# Marietta bank fishing



## mallorian (Feb 19, 2012)

Planning a trip in early june to fish marietta area for cats. Never fished the ohio before and would like some info on public areas for bank fishing. Also would like any info on good bait shops in the area. Thanks in advance.


----------



## cut (Jul 30, 2009)

Me too I'm coming down there then


----------



## PJF (Mar 25, 2009)

You can fish from the bank numerous places right in downtown Marietta. There is access at the junction of the Muskingum River and the Ohio right behind the Laffayett(sp) Hotel. There are a couple city parks along the Muskingum right above the Ohio River. There is a little "park" area right above the Williamstown Bridge on the Ohio side. There is access on the WV side at the Willamstown Boat Ramp-lots of fishing there-check your regulations. There is a Boat Ramp upstream of the Ohio near the Fairgrounds.
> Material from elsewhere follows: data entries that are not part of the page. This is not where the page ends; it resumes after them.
@@ -1472,14 +1837,19 @@
                 if (!ah.have_stats)
                     hipLaunchKernelGGL((power_stats_kernel<H, W>), dim3(std::min<int64_t>(units, kNPart)), dim3(plane_threads<H, W>()), 0, st, filter,
                                        planes, seed, stream_id, plane_offset, group, psplit, partials);
-                hipLaunchKernelGGL((power_pipe_kernel<H, W, false, true>), dim3(pg), dim3(1024), 0, st, filter, out, planes, seed, stream_id,
-                                   plane_offset, group, psplit, (double*)nullptr, na, ah.next_stream, ah.next);
+                if (ah.carry_ws && (ah.carry_in || ah.carry_out))
+                    hipLaunchKernelGGL((power_pipe_kernel<H, W, false, true, true>), dim3(pg), dim3(1024), 0, st, filter, out, planes, seed,
+                                       stream_id, plane_offset, group, psplit, (double*)nullptr, na, ah.next_stream, ah.next,
+                                       PipeCarry{ah.carry_ws, ah.carry_in, ah.carry_out});
+                else
+                    hipLaunchKernelGGL((power_pipe_kernel<H, W, false, true>), dim3(pg), dim3(1024), 0, st, filter, out, planes, seed, stream_id,
+                                       plane_offset, group, psplit, (double*)nullptr, na, ah.next_stream, ah.next, PipeCarry{});
             } else if (partials) {
                 hipLaunchKernelGGL((power_pipe_kernel<H, W, true, false>), dim3(pg), dim3(1024), 0, st, filter, out, planes, seed, stream_id,
-                                   plane_offset, group, psplit, partials, na, (uint64_t)0, (double*)nullptr);
+                                   plane_offset, group, psplit, partials, na, (uint64_t)0, (double*)nullptr, PipeCarry{});
             } else {
                 hipLaunchKernelGGL((power_pipe_kernel<H, W, false, false>), dim3(pg), dim3(1024), 0, st, filter, out, planes, seed, stream_id,
-                                   plane_offset, group, psplit, partials, na, (uint64_t)0, (double*)nullptr);
+                                   plane_offset, group, psplit, partials, na, (uint64_t)0, (double*)nullptr, PipeCarry{});
             }
             return check_launch("sonar_power_*");
         }
@@ -1710,6 +2080,45 @@
                           NormArgs{partials, planes * H * W, factor, threshold_std_devs}, (hipStream_t)stream, ah);
 }
 
+extern "C" int sonar_power_carry(int enable) {
+    const int before = carry_switch();
+    if (enable >= 0) carry_switch() = enable != 0;
+    return before;
+}
+
+extern "C" int64_t sonar_power_noise_carry_ws_bytes(int64_t planes, int64_t H, int64_t W, int rng_group) {
+    if (!carry_switch() || H != 128 || W != 128 || !pipe_enabled() || planes <= 256 || !sonar_power_noise_ahead_ok(planes, H, W, rng_group)) return 0;
+    return 256 * pipe_carry_slot_bytes<128, 128>();
+}
+
+extern "C" int sonar_power_noise_carry_f32(const float* filter, float* out, int64_t planes, int64_t H, int64_t W, uint64_t seed,
+                                           uint64_t stream_id, int64_t plane_offset, int rng_group, float factor,
+                                           float threshold_std_devs, double* partials, int have_stats, uint64_t next_stream_id,
+                                           double* partials_next, float* carry_ws, int carry_in, int carry_out, void* stream) {
+    SONAR_REQUIRE(filter && out && partials && planes >= 0 && H > 0 && W > 0 && plane_offset >= 0, SONAR_ERR_ARG,
+                  "sonar_power_noise_carry_f32: bad argument");
+    SONAR_REQUIRE((reinterpret_cast<uintptr_t>(out) & 7u) == 0 && partials_next != partials && (reinterpret_cast<uintptr_t>(carry_ws) & 15u) == 0,
+                  SONAR_ERR_ARG, "sonar_power_noise_carry_f32: misaligned buffer, or the same workspace for both calls' statistics");
+    SONAR_REQUIRE(sonar_power_noise_ahead_ok(planes, H, W, rng_group), SONAR_ERR_UNSUPPORTED,
+                  "sonar_power_noise_carry_f32: no look-ahead for %lld planes of %lld x %lld (ask sonar_power_noise_ahead_ok first)", (long long)planes,
+                  (long long)H, (long long)W);
+    const bool carry = carry_ws != nullptr && (carry_in != 0 || carry_out != 0);
+    SONAR_REQUIRE(!carry || sonar_power_noise_carry_ws_bytes(planes, H, W, rng_group) > 0, SONAR_ERR_UNSUPPORTED,
+                  "sonar_power_noise_carry_f32: no carried plane for %lld planes of %lld x %lld (sonar_power_noise_carry_ws_bytes says 0)",
+                  (long long)planes, (long long)H, (long long)W);
+    Ahead ah;
+    ah.have_stats = have_stats != 0;
+    ah.next_stream = next_stream_id;
+    ah.next = partials_next;
+    if (carry) {
+        ah.carry_ws = carry_ws;
+        ah.carry_in = carry_in != 0;
+        ah.carry_out = carry_out != 0;
+    }
+    return power_dispatch(1, nullptr, filter, out, planes, H, W, seed, stream_id, plane_offset, rng_group, partials,
+                          NormArgs{partials, planes * H * W, factor, threshold_std_devs}, (hipStream_t)stream, ah);
+}
+
 extern "C" int sonar_spectral_filter_f32(const float* x, const float* filter, float* out, int64_t planes, int64_t H, int64_t W,
                                          double* partials, void* stream) {
     SONAR_REQUIRE(x && filter && out && x != out && planes >= 0 && H > 0 && W > 0, SONAR_ERR_ARG,
diff --git a/comfyui-sonar_amd/hip_lib.py b/comfyui-sonar_amd/hip_lib.py
--- a/comfyui-sonar_amd/hip_lib.py
+++ b/comfyui-sonar_amd/hip_lib.py
@@ -130,6 +130,9 @@
     "sonar_power_pipeline": (_I, [_I]),
     "sonar_wcfg_hi_storage": (_I, [_I]),
     "sonar_power_noise_ahead_f32": (_I, [_P, _P, _I64, _I64, _I64, _U64, _U64, _I64, _I, _F, _F, _P, _I, _U64, _P, _P]),
+    "sonar_power_noise_carry_ws_bytes": (_I64, [_I64, _I64, _I64, _I]),
+    "sonar_power_carry": (_I, [_I]),
+    "sonar_power_noise_carry_f32": (_I, [_P, _P, _I64, _I64, _I64, _U64, _U64, _I64, _I, _F, _F, _P, _I, _U64, _P, _P, _I, _I, _P]),
     "sonar_power_spectrum_f32": (_I, [_P, _I64, _I64, _I64, _U64, _U64, _I64, _I, _P]),
     "sonar_power_irfft2_f32": (_I, [_P, _P, _P, _I64, _I64, _I64, _U64, _U64, _I64, _I, _P, _P]),
     "sonar_spectral_filter_f32": (_I, [_P, _P, _P, _I64, _I64, _I64, _P, _P]),
@@ -1122,11 +1125,13 @@
 
 class PowerLookahead:
 
-    __slots__ = ("key", "partials", "last_stream", "last_delta", "step", "hits", "misses")
+    __slots__ = ("key", "partials", "last_stream", "last_delta", "step", "hits", "misses", "carry", "carry_key")
 
     def __init__(self):
         self.key = None
         self.partials = None
+        self.carry = None
+        self.carry_key = None
         self.last_stream = None
         self.last_delta = None
         self.step = 1
@@ -1165,19 +1170,36 @@
             lookahead.last_delta = delta
         nxt = (stream_id + lookahead.step) & (2**64 - 1)
         nws = new_partials(filt.device)
-        _check(
-            lib.sonar_power_noise_ahead_f32(_dev(filt, "filter"), _dev(out, "out"), planes, H, W, seed, stream_id, plane_offset, group,
-                                            float(factor), float(threshold_std_devs), _dev(ws, "ws", torch.float64), int(have), nxt,
-                                            _dev(nws, "ws_next", torch.float64), st),
-            "sonar_power_noise_ahead_f32",
-        )
+        cbytes = lib.sonar_power_noise_carry_ws_bytes(planes, H, W, group)
+        carry = None
+        if cbytes > 0:
+            carry = lookahead.carry
+            if carry is None or carry.numel() < cbytes or carry.device != filt.device:
+                carry = lookahead.carry = torch.empty(cbytes, dtype=torch.uint8, device=filt.device)
+                lookahead.carry_key = None
+            carry_in = have and lookahead.carry_key == lookahead.key
+            _check(
+                lib.sonar_power_noise_carry_f32(_dev(filt, "filter"), _dev(out, "out"), planes, H, W, seed, stream_id, plane_offset, group,
+                                                float(factor), float(threshold_std_devs), _dev(ws, "ws", torch.float64), int(have), nxt,
+                                                _dev(nws, "ws_next", torch.float64), _dev(carry, "carry_ws", torch.uint8), int(carry_in), 1, st),
+                "sonar_power_noise_carry_f32",
+            )
+        else:
+            carry_in = False
+            _check(
+                lib.sonar_power_noise_ahead_f32(_dev(filt, "filter"), _dev(out, "out"), planes, H, W, seed, stream_id, plane_offset, group,
+                                                float(factor), float(threshold_std_devs), _dev(ws, "ws", torch.float64), int(have), nxt,
+                                                _dev(nws, "ws_next", torch.float64), st),
+                "sonar_power_noise_ahead_f32",
+            )
         lookahead.hits += int(have)
         lookahead.misses += int(not have)
         lookahead.key, lookahead.partials, lookahead.last_stream = key_for(nxt), nws, stream_id
+        lookahead.carry_key = lookahead.key if carry is not None else None
         rec = _recorder
         if rec is not None and rec.thread == _threading.get_ident():
-            if have and lookahead.last_delta == lookahead.step:
-                rec.hooks.append(_PowerAheadHook(lookahead, key_for, ws, nws, stream_id - rec.base, lookahead.step, filt.device))
+            if have and lookahead.last_delta == lookahead.step and (carry is None or carry_in):
+                rec.hooks.append(_PowerAheadHook(lookahead, key_for, ws, nws, stream_id - rec.base, lookahead.step, filt.device, carry))
             else:
                 rec.fail("power-law look-ahead not in its steady state")
         return out
@@ -1803,7 +1825,7 @@
 PERLIN_AHEAD = os.environ.get("SONAR_PERLIN_AHEAD", "1") != "0"
 NOT_RUN = object()
 _M64 = 2**64 - 1
-_HOST_QUERIES = frozenset(("sonar_abi_version", "sonar_noise_stream_version", "sonar_last_error", "sonar_noise_params_ws_doubles", "sonar_group_stats_ws_doubles", "sonar_power_noise_ahead_ok", "sonar_perlin_noise_ahead_ok", "sonar_philox_noise_ahead_ok", "sonar_power_pipeline", "sonar_wcfg_hi_storage", "sonar_power_plane_kind", "sonar_dwt_out_len",
+_HOST_QUERIES = frozenset(("sonar_abi_version", "sonar_noise_stream_version", "sonar_last_error", "sonar_noise_params_ws_doubles", "sonar_group_stats_ws_doubles", "sonar_power_noise_ahead_ok", "sonar_perlin_noise_ahead_ok", "sonar_philox_noise_ahead_ok", "sonar_power_pipeline", "sonar_power_carry", "sonar_power_noise_carry_ws_bytes", "sonar_wcfg_hi_storage", "sonar_power_plane_kind", "sonar_dwt_out_len",
                            "sonar_dwt2_ws_bytes", "sonar_wcfg_lowpass_lds_bytes", "sonar_wcfg_fused_ws_bytes", "sonar_pyramid_levels",
                            "sonar_plan_fn_id", "sonar_plan_fn_nargs"))
 PATCH_SLOT, PATCH_STREAM, PATCH_SEED, PATCH_BLOB, PATCH_LEVELS = range(5)
@@ -1907,20 +1929,26 @@
 
 class _PowerAheadHook(PlanHook):
 
-    def __init__(self, la, key_for, ws, nws, rel: int, step: int, device):
+    def __init__(self, la, key_for, ws, nws, rel: int, step: int, device, carry=None):
         self.la, self.key_for, self.rel, self.step, self.device = la, key_for, rel, step, device
         self.managed = {ws.data_ptr(): "ws", nws.data_ptr(): "nws"}
+        self.carries = carry is not None
+        if self.carries:
+            self.managed[carry.data_ptr()] = "carry"
         self.pair = None
         self.flip = 0
 
     def bind(self, slot_of):
         self.ws_slot, self.nws_slot = slot_of["ws"], slot_of["nws"]
+        self.carry_slot = slot_of["carry"] if self.carries else None
 
     def pre_run(self, seed, base, table, st):
         la = self.la
         stream = base + self.rel
         if (la.key is None or la.step != self.step or la.last_stream is None or stream - la.last_stream != self.step
                 or la.key != self.key_for(stream, seed, st)):
+            return None
+        if self.carries and (la.carry is None or la.carry_key != la.key):
             return None
         if self.pair is None:
             self.pair = (new_partials(self.device), new_partials(self.device))
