template <int TA, int TB, int NTN>
__global__ __launch_bounds__(256) void gemm_kernel(const float* __restrict__ A, const float* __restrict__ Bm,
                                                   const float* __restrict__ bias, float* __restrict__ Cm, int M, int N, int K,
                                                   int lda, int ldb, int ldc, int k_per_slice, int atomic) {
    constexpr int BM = 128, BN = 32 * NTN, BK = 32, AP = BK + 1, BNP = BN + 1;
    __shared__ float As[BM * AP];
    __shared__ float Bs[BK * BNP];
    const int tid = threadIdx.x, lane = tid & 63, w = tid >> 6, lo = lane & 31, hi = lane >> 5;
    const int m0 = blockIdx.y * BM, n0 = blockIdx.x * BN;
    const int kbeg = blockIdx.z * k_per_slice, kend = min(K, kbeg + k_per_slice);
    f32x16 acc[NTN];
#pragma unroll
    for (int i = 0; i < NTN; ++i) acc[i] = f32x16_zero();

    for (int k0 = kbeg; k0 < kend; k0 += BK) {
        __syncthreads();
        if (TA == 0) {
            for (int idx = tid; idx < BM * BK; idx += 256) {
                const int m = idx / BK, k = idx - m * BK;
                const int gm = m0 + m, gk = k0 + k;
                As[m * AP + k] = (gm < M && gk < kend) ? A[(size_t)gm * lda + gk] : 0.f;
// ... 312 lines not shown
    constexpr int GV = (GI_F / 4 + NT_ - 1) / NT_;
    float4 greg[GV];
    auto load_chunk = [&](int c) {
#pragma unroll
        for (int u = 0; u < GV; ++u) {
            const int e4 = tid + NT_ * u, s = e4 / (3 * H / 4), q = e4 - s * (3 * H / 4);
            const int step = c * CH + s;
            greg[u] = make_float4(0.f, 0.f, 0.f, 0.f);
            if (e4 < GI_F / 4 && step < T) {
                const int t = dir ? T - 1 - step : step;
                greg[u] = *(const float4*)(gi + (((size_t)b * T + t) * 2 + dir) * 3 * H + 4 * q);
            }
        }
    };
    auto park_chunk = [&](int c) {
#pragma unroll
        for (int u = 0; u < GV; ++u)
            if (tid + NT_ * u < GI_F / 4) *(float4*)(gis + (c & 1) * GI_F + 4 * (tid + NT_ * u)) = greg[u];
    };
    auto flush_chunk = [&](int c) {
        constexpr int PER = 5 * H / 4;
        const float* ob = obuf + (c & 1) * OB_F;
        for (int e4 = tid; e4 < CH * PER; e4 += NT_) {
            const int s = e4 / PER, q = e4 - s * PER;
            const int step = c * CH + s;
            if (step >= T) break;
            const int t = dir ? T - 1 - step : step;
            const float4 v = *(const float4*)(ob + s * OBS + (q / (H / 4)) * OBP + 4 * (q % (H / 4)));
            if (q < H / 4) *(float4*)(out + ((size_t)b * T + t) * 2 * H + dir * H + 4 * q) = v;
            else if (saved) *(float4*)(saved + (((size_t)b * T + t) * 2 + dir) * 4 * H + 4 * (q - H / 4)) = v;
        }
    };
    load_chunk(0);
    park_chunk(0);
    __syncthreads();
    int cur = 0;
    for (int c = 0; c < nchunks; ++c) {
        if (c + 1 < nchunks) load_chunk(c + 1);
        if (c > 0) flush_chunk(c - 1);
        const float* gch = gis + (c & 1) * GI_F;
        float* och = obuf + (c & 1) * OB_F;
        const int nsteps = min(CH, T - c * CH);
        for (int s = 0; s < nsteps; ++s) {
            GRU_TS(0)
            const float gr = gch[s * 3 * H + j], gz = gch[s * 3 * H + H + j], gn = gch[s * 3 * H + 2 * H + j];
            f32x2 pr = {0.f, 0.f}, pz = {0.f, 0.f}, pn = {0.f, 0.f};
            f32x2 qr = {0.f, 0.f}, qz = {0.f, 0.f}, qn = {0.f, 0.f};
#pragma unroll
            for (int kb = 0; kb < KH / 4; kb += HB) {
                float4 hq[HB];
#pragma unroll
                for (int k = 0; k < HB; ++k) hq[k] = GRU_NOREAD ? make_float4(gr, gz, gn, gr) : *(const float4*)(hbuf[cur] + half * HP + 4 * (kb + k));
#ifdef GRU_STAMP
                if (kb == 0) GRU_TS(1)
#endif
#pragma unroll
                for (int k0 = 0; k0 < (GRU_NOFMA ? 1 : HB); ++k0) {
                    const int k = kb + k0;
                    const f32x2 lo2 = {hq[k0].x, hq[k0].y}, hi2 = {hq[k0].z, hq[k0].w};
                    f32x2 wn0, wn1;
                    if (k < WR) { wn0 = wn[2 * (k < WR ? k : 0)]; wn1 = wn[2 * (k < WR ? k : 0) + 1]; }
                    else { const float4 w4 = wls[(k - WR) * NT_ + tid]; wn0 = f32x2{w4.x, w4.y}; wn1 = f32x2{w4.z, w4.w}; }
                    pr = pk_fma(wr[2 * k], lo2, pr); pz = pk_fma(wz[2 * k], lo2, pz); pn = pk_fma(wn0, lo2, pn);
                    if (GRU_ACC6) { qr = pk_fma(wr[2 * k + 1], hi2, qr); qz = pk_fma(wz[2 * k + 1], hi2, qz); qn = pk_fma(wn1, hi2, qn); }
                    else { pr = pk_fma(wr[2 * k + 1], hi2, pr); pz = pk_fma(wz[2 * k + 1], hi2, pz); pn = pk_fma(wn1, hi2, pn); }
                }
                if (HB < KH / 4) sed_sched_fence();
            }
            if (GRU_ACC6) { pr += qr; pz += qz; pn += qn; }
#ifdef GRU_STAMP
            sed_pin(pr); sed_pin(pz); sed_pin(pn);
            GRU_TS(2)
#endif
            float ar = pr.x + pr.y, az = pz.x + pz.y, an = pn.x + pn.y;
            ar = sed_quad_sum(ar); az = sed_quad_sum(az); an = sed_quad_sum(an);
#ifdef GRU_STAMP
            sed_pin(ar); sed_pin(az); sed_pin(an);
            GRU_TS(3)
#endif
            const float r = GRU_NOTRANS ? (gr + ar + br) * 0.01f : sed_fast_sigmoid(gr + ar + br);
            const float z = GRU_NOTRANS ? (gz + az + bz) * 0.01f : sed_fast_sigmoid(gz + az + bz);
            const float hn = an + bn;
            const float n = GRU_NOTRANS ? (gn + r * hn) * 0.01f : sed_fast_tanh(gn + r * hn);
            float hnew = (1.0f - z) * n + z * hprev;
#ifdef GRU_STAMP
            sed_pin(hnew);
            GRU_TS(4)
#endif
            hprev = hnew;
            if (GRU_QSTORE) {
                float* o = och + s * OBS;
                const float v4 = half == 0 ? hnew : half == 1 ? r : half == 2 ? z : n;
                if (!GRU_NOOBUF) o[half * OBP + j] = v4;
                if (half == 0) {
                    hbuf[cur ^ 1][(j / KH) * HP + j % KH] = hnew;
                    if (!GRU_NOOBUF) o[4 * OBP + j] = hn;
                }
            } else if (half == 0) {
                hbuf[cur ^ 1][(j / KH) * HP + j % KH] = hnew;
                float* o = och + s * OBS;
                if (!GRU_NOOBUF) { o[j] = hnew; o[OBP + j] = r; o[2 * OBP + j] = z; o[3 * OBP + j] = n; o[4 * OBP + j] = hn; }
            }
            cur ^= 1;
            GRU_TS(5)
            if (!GRU_NOBAR) __syncthreads();
#ifdef GRU_STAMP
            GRU_TS(6)
            ++ts_step;
#endif
        }
        if (c + 1 < nchunks) park_chunk(c + 1);
        __syncthreads();
    }
    flush_chunk(nchunks - 1);
#ifdef GRU_STAMP
    __syncthreads();
    if (blockIdx.x == 0 && gru_stamp_buf)
        for (int i = tid; i < 2 * 32 * 8; i += NT_) gru_stamp_buf[i] = (&s_ts[0][0][0])[i];
#endif
}
#define GRU_S_H 256
#define GRU_S_NB 48
__host__ __device__ constexpr int gru_s_nstream(int f, int ns) { return f * ns / GRU_S_NB; }
__host__ __device__ constexpr bool gru_s_streamed(int f, int ns) { return gru_s_nstream(f + 1, ns) > gru_s_nstream(f, ns); }
__host__ __device__ constexpr int gru_s_block(int e, int ns) { return (GRU_S_NB * (e + 1) + ns - 1) / ns - 1; }
#define GRU_S_FWD_CH 2
#define GRU_S_FWD_NL 7
#define GRU_S_FWD GRU_S_FWD_CH, 13, GRU_S_FWD_NL, 28, 4
#define GRU_S_BWD_CH 2
#define GRU_S_BWD_NL 6
#define GRU_S_BWD GRU_S_BWD_CH, 10, GRU_S_BWD_NL, 32, 4
template <int CH, int NR, int NL, int NS, int RD>
__global__ __launch_bounds__(4 * GRU_S_H) void gru_fwd_stream_kernel(const float* __restrict__ gi, const float* __restrict__ whh0,
                                                                     const float* __restrict__ whh1, const float* __restrict__ bhh0,
                                                                     const float* __restrict__ bhh1, float* __restrict__ out,
                                                                     float* __restrict__ saved, int B, int T) {
    sed_wave_prio_high();
    constexpr int H = GRU_S_H, NT_ = 4 * H, NB = GRU_S_NB;
    static_assert(NR + NL + NS == NB && NS % RD == 0, "ring slot of element e is e mod RD in every step");
    constexpr int OBP = H + 8, OBS = 5 * OBP;
    constexpr int GI_F = CH * 3 * H, OB_F = CH * OBS;
    __shared__ __attribute__((aligned(16))) float hbuf[2][H];
    SED_DYN_SMEM(smem);
    float* gis = (float*)smem;
    float* obuf = gis + 2 * GI_F;
    float4* wls = (float4*)(obuf + 2 * OB_F);
    const int tid = threadIdx.x, j = tid >> 2, q = tid & 3;
    const int b = blockIdx.x >> 1, dir = blockIdx.x & 1;
    const float* W = dir ? whh1 : whh0;
    const float* bhh = dir ? bhh1 : bhh0;
    const float* Wg[3] = {W, W + H * H, W + 2 * H * H};
    int wo = j * H + 4 * q;
    f32x2 wreg[2 * NR];
    f32x2 ring[2 * RD];
#pragma unroll
    for (int f = 0; f < NB; ++f) {
        const int e = gru_s_nstream(f, NS), r = f - e;
        if (gru_s_streamed(f, NS) && e >= RD) continue;
        const float4 w4 = *(const float4*)(Wg[f % 3] + wo + 16 * (f / 3));
        if (gru_s_streamed(f, NS)) { ring[2 * e] = f32x2{w4.x, w4.y}; ring[2 * e + 1] = f32x2{w4.z, w4.w}; }
        else if (r < NR) { wreg[2 * r] = f32x2{w4.x, w4.y}; wreg[2 * r + 1] = f32x2{w4.z, w4.w}; }
        else wls[(r - NR) * NT_ + tid] = w4;
    }
    float br = bhh[j], bz = bhh[H + j], bn = bhh[2 * H + j];
#pragma unroll
    for (int r = 0; r < 2 * NR; ++r) sed_pin(wreg[r]);
#pragma unroll
    for (int e = 0; e < 2 * RD; ++e) sed_pin(ring[e]);
    sed_pin(br); sed_pin(bz); sed_pin(bn);
    if (tid < H) hbuf[0][tid] = 0.f;
    float hprev = 0.f;
    const int nchunks = (T + CH - 1) / CH;
    constexpr int GV = (GI_F / 4 + NT_ - 1) / NT_;
    float4 greg[GV];
    auto load_chunk = [&](int c) {
#pragma unroll
        for (int u = 0; u < GV; ++u) {
            const int e4 = tid + NT_ * u, s = e4 / (3 * H / 4), p = e4 - s * (3 * H / 4);
            const int step = c * CH + s;
            greg[u] = make_float4(0.f, 0.f, 0.f, 0.f);
            if (e4 < GI_F / 4 && step < T) {
                const int t = dir ? T - 1 - step : step;
                greg[u] = *(const float4*)(gi + (((size_t)b * T + t) * 2 + dir) * 3 * H + 4 * p);
            }
        }
    };
    auto park_chunk = [&](int c) {
#pragma unroll
        for (int u = 0; u < GV; ++u)
            if (tid + NT_ * u < GI_F / 4) *(float4*)(gis + (c & 1) * GI_F + 4 * (tid + NT_ * u)) = greg[u];
    };
    auto flush_chunk = [&](int c) {
        constexpr int PER = 5 * H / 4;
        const float* ob = obuf + (c & 1) * OB_F;
        for (int e4 = tid; e4 < CH * PER; e4 += NT_) {
            const int s = e4 / PER, p = e4 - s * PER;
            const int step = c * CH + s;
            if (step >= T) break;
            const int t = dir ? T - 1 - step : step;
            const float4 v = *(const float4*)(ob + s * OBS + (p / (H / 4)) * OBP + 4 * (p % (H / 4)));
            if (p < H / 4) *(float4*)(out + ((size_t)b * T + t) * 2 * H + dir * H + 4 * p) = v;
            else if (saved) *(float4*)(saved + (((size_t)b * T + t) * 2 + dir) * 4 * H + 4 * (p - H / 4)) = v;
        }
    };
    load_chunk(0);
    park_chunk(0);
    __syncthreads();
    int cur = 0;
    for (int c = 0; c < nchunks; ++c) {
        if (c + 1 < nchunks) load_chunk(c + 1);
        if (c > 0) flush_chunk(c - 1);
        const float* gch = gis + (c & 1) * GI_F;
        float* och = obuf + (c & 1) * OB_F;
        const int nsteps = min(CH, T - c * CH);
        for (int s = 0; s < nsteps; ++s) {
            sed_opaque(wo);
            const float gr = gch[s * 3 * H + j], gz = gch[s * 3 * H + H + j], gn = gch[s * 3 * H + 2 * H + j];
            f32x2 acc[3] = {{0.f, 0.f}, {0.f, 0.f}, {0.f, 0.f}};
            const float* hq = hbuf[cur] + 4 * q;
#pragma unroll
            for (int kb = 0; kb < 16; ++kb) {
                const float4 h4 = *(const float4*)(hq + 16 * kb);
                const f32x2 lo2 = {h4.x, h4.y}, hi2 = {h4.z, h4.w};
#pragma unroll
                for (int g = 0; g < 3; ++g) {
                    const int f = 3 * kb + g, e = gru_s_nstream(f, NS), r = f - e;
                    f32x2 w0, w1;
                    if (gru_s_streamed(f, NS)) {
                        w0 = ring[2 * (e % RD)]; w1 = ring[2 * (e % RD) + 1];
                    } else if (r < NR) {
                        w0 = wreg[2 * (r < NR ? r : 0)]; w1 = wreg[2 * (r < NR ? r : 0) + 1];
                    } else {
                        const float4 w4 = wls[(r - NR) * NT_ + tid];
                        w0 = f32x2{w4.x, w4.y}; w1 = f32x2{w4.z, w4.w};
                    }
                    acc[g] = pk_fma(w0, lo2, acc[g]);
                    acc[g] = pk_fma(w1, hi2, acc[g]);
                    if (gru_s_streamed(f, NS)) {
                        const int fn = gru_s_block((e + RD) % NS, NS);
                        const float4 w4 = *(const float4*)(Wg[fn % 3] + wo + 16 * (fn / 3));
                        ring[2 * (e % RD)] = f32x2{w4.x, w4.y}; ring[2 * (e % RD) + 1] = f32x2{w4.z, w4.w};
                    }
                }
                sed_sched_fence();
            }
            float ar = acc[0].x + acc[0].y, az = acc[1].x + acc[1].y, an = acc[2].x + acc[2].y;
            ar = sed_quad_sum(ar); az = sed_quad_sum(az); an = sed_quad_sum(an);
            const float r = sed_fast_sigmoid(gr + ar + br);
            const float z = sed_fast_sigmoid(gz + az + bz);
            const float hn = an + bn;
            const float n = sed_fast_tanh(gn + r * hn);
            const float hnew = (1.0f - z) * n + z * hprev;
            hprev = hnew;
            float* o = och + s * OBS;
            o[q * OBP + j] = q == 0 ? hnew : q == 1 ? r : q == 2 ? z : n;
            if (q == 0) { hbuf[cur ^ 1][j] = hnew; o[4 * OBP + j] = hn; }
            cur ^= 1;
            __syncthreads();
        }
        if (c + 1 < nchunks) park_chunk(c + 1);
        __syncthreads();
    }
    flush_chunk(nchunks - 1);
}
static inline int gru_lds_claim(int smem) {
    int kb = sed_tuning[SED_TUNE_GRU_LDS_KB];
    if (kb <= 0) return smem;
    if (kb > 156) kb = 156;
    return kb * 1024 > smem ? kb * 1024 : smem;
}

There is Devols Dam upstream of the Ohio on the Muskingum River that has a pretty nice access and good fishing about 4 miles up Rt. 60. That should give you a start.


----------



## mallorian (Feb 19, 2012)

Thanks for the info PJF


----------



## bassmassey (Aug 31, 2012)

If you're looking to catch shovelheads the end of may might be better. Normally they're real close to going on bed first/ second week of june.


----------



## mallorian (Feb 19, 2012)

That's when I would like to go but my brothers in law can't make it til after their kids softball season ends. I might head down in the next couple of weeks for a solo trip just to try to get a better idea of where to go when the three of us head down later on.


----------